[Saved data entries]
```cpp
constexpr int li_rec_len(int W) { return 1 + 12 * W + 6 * W + 36 * W * W; }
constexpr int li_out_len(int W) { return 6 * W + 12 * W + 1; }
template <int W, bool DBG>
__device__ __forceinline__ int lm_solve_body4(LMState* st, int c, double* lds, const double* __restrict__ li_rec = nullptr, double* __restrict__ li_out = nullptr,
                                               unsigned li_seq = 0) {
  using C = S4<W>;
  LMCtl& ctl = st->ctl[c];
  const int loop_done = ctl.done;
  constexpr int n = C::N, M = C::M, B = C::B;
  const int tid = threadIdx.x, lane = tid & 63;
  const int wave = __builtin_amdgcn_readfirstlane(tid >> 6);
  dbg_stamp(DBG && wave == 0, 4000, 0);
  dbg_stamp(DBG && wave == 0, 4000, 1);
  const double u = li_rec ? li_rec[0] : ctl.u;
  const double* __restrict__ li_x = li_rec ? li_rec + 1 : nullptr;
  const double* __restrict__ li_e = li_rec ? li_rec + 1 + 12 * W : nullptr;
  const double* __restrict__ li_E = li_rec ? li_rec + 1 + 18 * W : nullptr;
  const bool row_ok = lane < M;
  const int gi_row = row_ok ? 6 + lane : 0;

  constexpr int NQ = (B + S4_WAVES - 1) / S4_WAVES;
  double a0[NQ > 0 ? NQ : 1][6];
#pragma unroll
  for (int q = 0; q < NQ; q++) {
    const int b = wave + S4_WAVES * q;
    const int bb = b < B ? b : 0;
#pragma unroll
    for (int cc = 0; cc < 6; cc++) {
      const int col = 6 + 6 * bb + cc;
      const double h = st->Hwork[(size_t)col * n + gi_row];
      const double add = (li_E && gi_row >= 6 + 6 * bb) ? li_E[(size_t)col * n + gi_row] : 0.0;
      a0[q][cc] = row_ok ? (((col == gi_row) ? h + u * h : h) + add) : 0.0;
    }
  }
  double hii = 0.0, gi = 0.0, rhs0 = 0.0;
  double xcur[12];
  if (wave == 0) {
    hii = st->Hwork[(size_t)gi_row * n + gi_row];
    gi = st->Jwork[gi_row];
    const int fl = lane < W ? lane : 0;
#pragma unroll
    for (int k = 0; k < 12; k++) xcur[k] = li_x ? li_x[12 * fl + k] : ctl.x[12 * fl + k];
  }
  if (wave == 1 % S4_WAVES) rhs0 = row_ok ? (li_e ? li_e[gi_row] : 0.0) - st->Jwork[gi_row] : 0.0;
  if (loop_done) return 1;
  if (wave < B) s4_store_row(lds + C::TC + wave * S4_BLK + lane * S4_ROW, a0[0]);
  dbg_stamp(DBG && wave == 0, 4000, 2);

  int ap0 = -1, ap1 = -1, ap2 = -1;
  for (int s = 0; s < B; s++) {
    const int owner = s & (S4_WAVES - 1);
    double Ld[21], inv[6], g[6];
    if (wave == owner) {
      const int sq = s >> 2;
      const int ap = sq == 0 ? ap0 : (sq == 1 ? ap1 : ap2);
      double* trow = lds + C::TC + s * S4_BLK + lane * S4_ROW;
      double a[6];
      dbg_stamp(DBG, 4010 + s, 0);
      s4_load_row(trow, a);
      for (int t = ap + 1; t < s; t++) s4_apply<W>(lds, t, s, lane, a);
      if (DBG) { asm volatile("" :: "v"(a[0]), "v"(a[5])); dbg_stamp(true, 4010 + s, 1); }
      s4_store_row(trow, a);
      __builtin_amdgcn_wave_barrier();
      {
        const double* dr = lds + C::TC + s * S4_BLK + (6 * s) * S4_ROW;
        const s4v2 r0 = *reinterpret_cast<const s4v2*>(dr);
        const s4v2 r1 = *reinterpret_cast<const s4v2*>(dr + 6);
        const s4v2 r2a = *reinterpret_cast<const s4v2*>(dr + 12), r2b = *reinterpret_cast<const s4v2*>(dr + 14);
        const s4v2 r3a = *reinterpret_cast<const s4v2*>(dr + 18), r3b = *reinterpret_cast<const s4v2*>(dr + 20);
        const s4v2 r4a = *reinterpret_cast<const s4v2*>(dr + 24), r4b = *reinterpret_cast<const s4v2*>(dr + 26), r4c = *reinterpret_cast<const s4v2*>(dr + 28);
        const s4v2 r5a = *reinterpret_cast<const s4v2*>(dr + 30), r5b = *reinterpret_cast<const s4v2*>(dr + 32), r5c = *reinterpret_cast<const s4v2*>(dr + 34);
        Ld[0] = r0[0];
        Ld[1] = r1[0]; Ld[2] = r1[1];
        Ld[3] = r2a[0]; Ld[4] = r2a[1]; Ld[5] = r2b[0];
        Ld[6] = r3a[0]; Ld[7] = r3a[1]; Ld[8] = r3b[0]; Ld[9] = r3b[1];
        Ld[10] = r4a[0]; Ld[11] = r4a[1]; Ld[12] = r4b[0]; Ld[13] = r4b[1]; Ld[14] = r4c[0];
        Ld[15] = r5a[0]; Ld[16] = r5a[1]; Ld[17] = r5b[0]; Ld[18] = r5b[1]; Ld[19] = r5c[0]; Ld[20] = r5c[1];
      }
      if (DBG) { asm volatile("" :: "v"(Ld[0]), "v"(Ld[20])); dbg_stamp(true, 4010 + s, 2); }
      s4_ldl6(Ld, inv);
      if (DBG) { asm volatile("" :: "v"(inv[5])); dbg_stamp(true, 4010 + s, 3); }
      double l[6];
#pragma unroll
      for (int p = 0; p < 6; p++) {
        double acc = a[p];
#pragma unroll
        for (int q = 0; q < p; q++) acc = fma(-g[q], Ld[p * (p + 1) / 2 + q], acc);
        g[p] = acc;
        l[p] = acc * inv[p];
      }
      s4_store_row(trow, l);
      s4_store_row(lds + C::G + s * S4_GSLOT + lane * S4_ROW, g);
      if (sq == 0) ap0 = s; else if (sq == 1) ap1 = s; else ap2 = s;
      dbg_stamp(DBG, 4010 + s, 4);
    }
    if (s == 0) {
#pragma unroll
      for (int q = 1; q < NQ; q++) {
        const int b = wave + S4_WAVES * q;
        if (b < B) s4_store_row(lds + C::TC + b * S4_BLK + lane * S4_ROW, a0[q]);
      }
      if (wave == 1 % S4_WAVES) lds[C::BV + lane] = rhs0;
    }
    if (s < 9) dbg_stamp(DBG, 4000 + wave, 6 + 2 * s);
    __syncthreads();
    if (s < 9) dbg_stamp(DBG, 4000 + wave, 7 + 2 * s);
    if (wave == owner) {
      double bb[6];
      s4_load_row(lds + C::BV + 6 * s, bb);
      double br = lds[C::BV + lane];
      double z[6];
#pragma unroll
      for (int p = 0; p < 6; p++) {
        double acc = bb[p];
#pragma unroll
        for (int q = 0; q < p; q++) acc = fma(-bb[q], Ld[p * (p + 1) / 2 + q], acc);
        bb[p] = acc;
        z[p] = acc * inv[p];
      }
#pragma unroll
      for (int p = 0; p < 6; p++) br = fma(-g[p], z[p], br);
      const int d = lane - 6 * s;
      double zsel = z[0];
#pragma unroll
      for (int p = 1; p < 6; p++) zsel = (d == p) ? z[p] : zsel;
      if (d >= 0 && d < 6) lds[C::ZV + lane] = zsel;
      else lds[C::BV + lane] = br;
    }
    const bool next_owner = (s + 1 < B) && wave == ((s + 1) & (S4_WAVES - 1));
    if (!next_owner) {
      int budget = 2;
#pragma unroll
      for (int q = 0; q < (B + S4_WAVES - 1) / S4_WAVES; q++) {
        const int b = wave + S4_WAVES * q;
        int ap = q == 0 ? ap0 : (q == 1 ? ap1 : ap2);
        const bool must = b == s + 2;
        if (b > s && b < B && ap < s && (must || budget > 0)) {
          double* trow = lds + C::TC + b * S4_BLK + lane * S4_ROW;
          double T[6];
          s4_load_row(trow, T);
          while (ap < s && (must || budget > 0)) {
            s4_apply<W>(lds, ap + 1, b, lane, T);
            ap++;
            budget--;
          }
          s4_store_row(trow, T);
          if (q == 0) ap0 = ap; else if (q == 1) ap1 = ap; else ap2 = ap;
        }
      }
    }
  }
  __syncthreads();
  dbg_stamp(DBG && wave == 0, 4000, 3);
  if (wave != 0) return 0;

  double x = row_ok ? lds[C::ZV + lane] : 0.0;
  if constexpr (B > 0) {
    const int jb = (row_ok ? lane : 0) / 6, jc = (row_ok ? lane : 0) % 6;
    const double* lcol = lds + C::TC + jb * S4_BLK + jc;
    double Lr[6], Ln[6];
#pragma unroll
    for (int k = 0; k < 6; k++) Lr[k] = lcol[(M - 1 - k) * S4_ROW];
    for (int rb = B - 1; rb >= 0; rb--) {
      if (rb > 0) {
#pragma unroll
        for (int k = 0; k < 6; k++) Ln[k] = lcol[(6 * rb - 1 - k) * S4_ROW];
      }
#pragma unroll
      for (int k = 0; k < 6; k++) {
        const int r = 6 * rb + 5 - k;
        const double xr = readlane_f64(x, r);
        x = (lane < r) ? fma(-Lr[k], xr, x) : x;
      }
#pragma unroll
      for (int k = 0; k < 6; k++) Lr[k] = Ln[k];
    }
  }
  dbg_stamp(DBG, 4000, 4);
  if (row_ok) st->dxi[6 + lane] = x;
  if (lane < 6) st->dxi[lane] = 0.0;
  double* xs = lds + C::XS;
  if (lane < 6) xs[lane] = 0.0;
  if (row_ok) xs[6 + lane] = x;
  __builtin_amdgcn_wave_barrier();
  if (lane < W) {
    double dl[6];
#pragma unroll
    for (int k = 0; k < 6; k++) dl[k] = xs[6 * lane + k];
    double xn[9];
    lm_right_multiply_exp(xcur, dl, xn);
#pragma unroll
    for (int k = 0; k < 9; k++) __hip_atomic_store(&ctl.xt[12 * lane + k], xn[k], __ATOMIC_RELAXED, __HIP_MEMORY_SCOPE_AGENT);
#pragma unroll
    for (int k = 0; k < 3; k++) __hip_atomic_store(&ctl.xt[12 * lane + 9 + k], xcur[9 + k] + dl[3 + k], __ATOMIC_RELAXED, __HIP_MEMORY_SCOPE_AGENT);
    if (li_out) {
#pragma unroll
      for (int k = 0; k < 9; k++) li_out[6 * W + 12 * lane + k] = xn[k];
#pragma unroll
      for (int k = 0; k < 3; k++) li_out[6 * W + 12 * lane + 9 + k] = xcur[9 + k] + dl[3 + k];
    }
  }
  if (li_out) {
    if (row_ok) li_out[6 + lane] = x;
    if (lane < 6) li_out[lane] = 0.0;
    asm volatile("s_waitcnt vmcnt(0)" ::: "memory");
    __builtin_amdgcn_wave_barrier();
    if (lane == 0) li_out[18 * W] = (double)li_seq;
  }
  double part = row_ok ? x * (u * hii * x - gi) : 0.0;
#pragma unroll
  for (int off = 32; off > 0; off >>= 1) part += __shfl_down(part, off);
  if (lane == 0) ctl.q1 = 0.5 * part;
  if (DBG) { asm volatile("s_waitcnt vmcnt(0)" ::: "memory"); dbg_stamp(true, 4000, 5); }
  return 0;
}
```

> **TASK ITEM**
Look through the entries and return every line where "volatile" appears.

> **EXERCISE RESPONSE**
      if (DBG) { asm volatile("" :: "v"(a[0]), "v"(a[5])); dbg_stamp(true, 4010 + s, 1); }
      if (DBG) { asm volatile("" :: "v"(Ld[0]), "v"(Ld[20])); dbg_stamp(true, 4010 + s, 2); }
      if (DBG) { asm volatile("" :: "v"(inv[5])); dbg_stamp(true, 4010 + s, 3); }
    asm volatile("s_waitcnt vmcnt(0)" ::: "memory");
  if (DBG) { asm volatile("s_waitcnt vmcnt(0)" ::: "memory"); dbg_stamp(true, 4000, 5); }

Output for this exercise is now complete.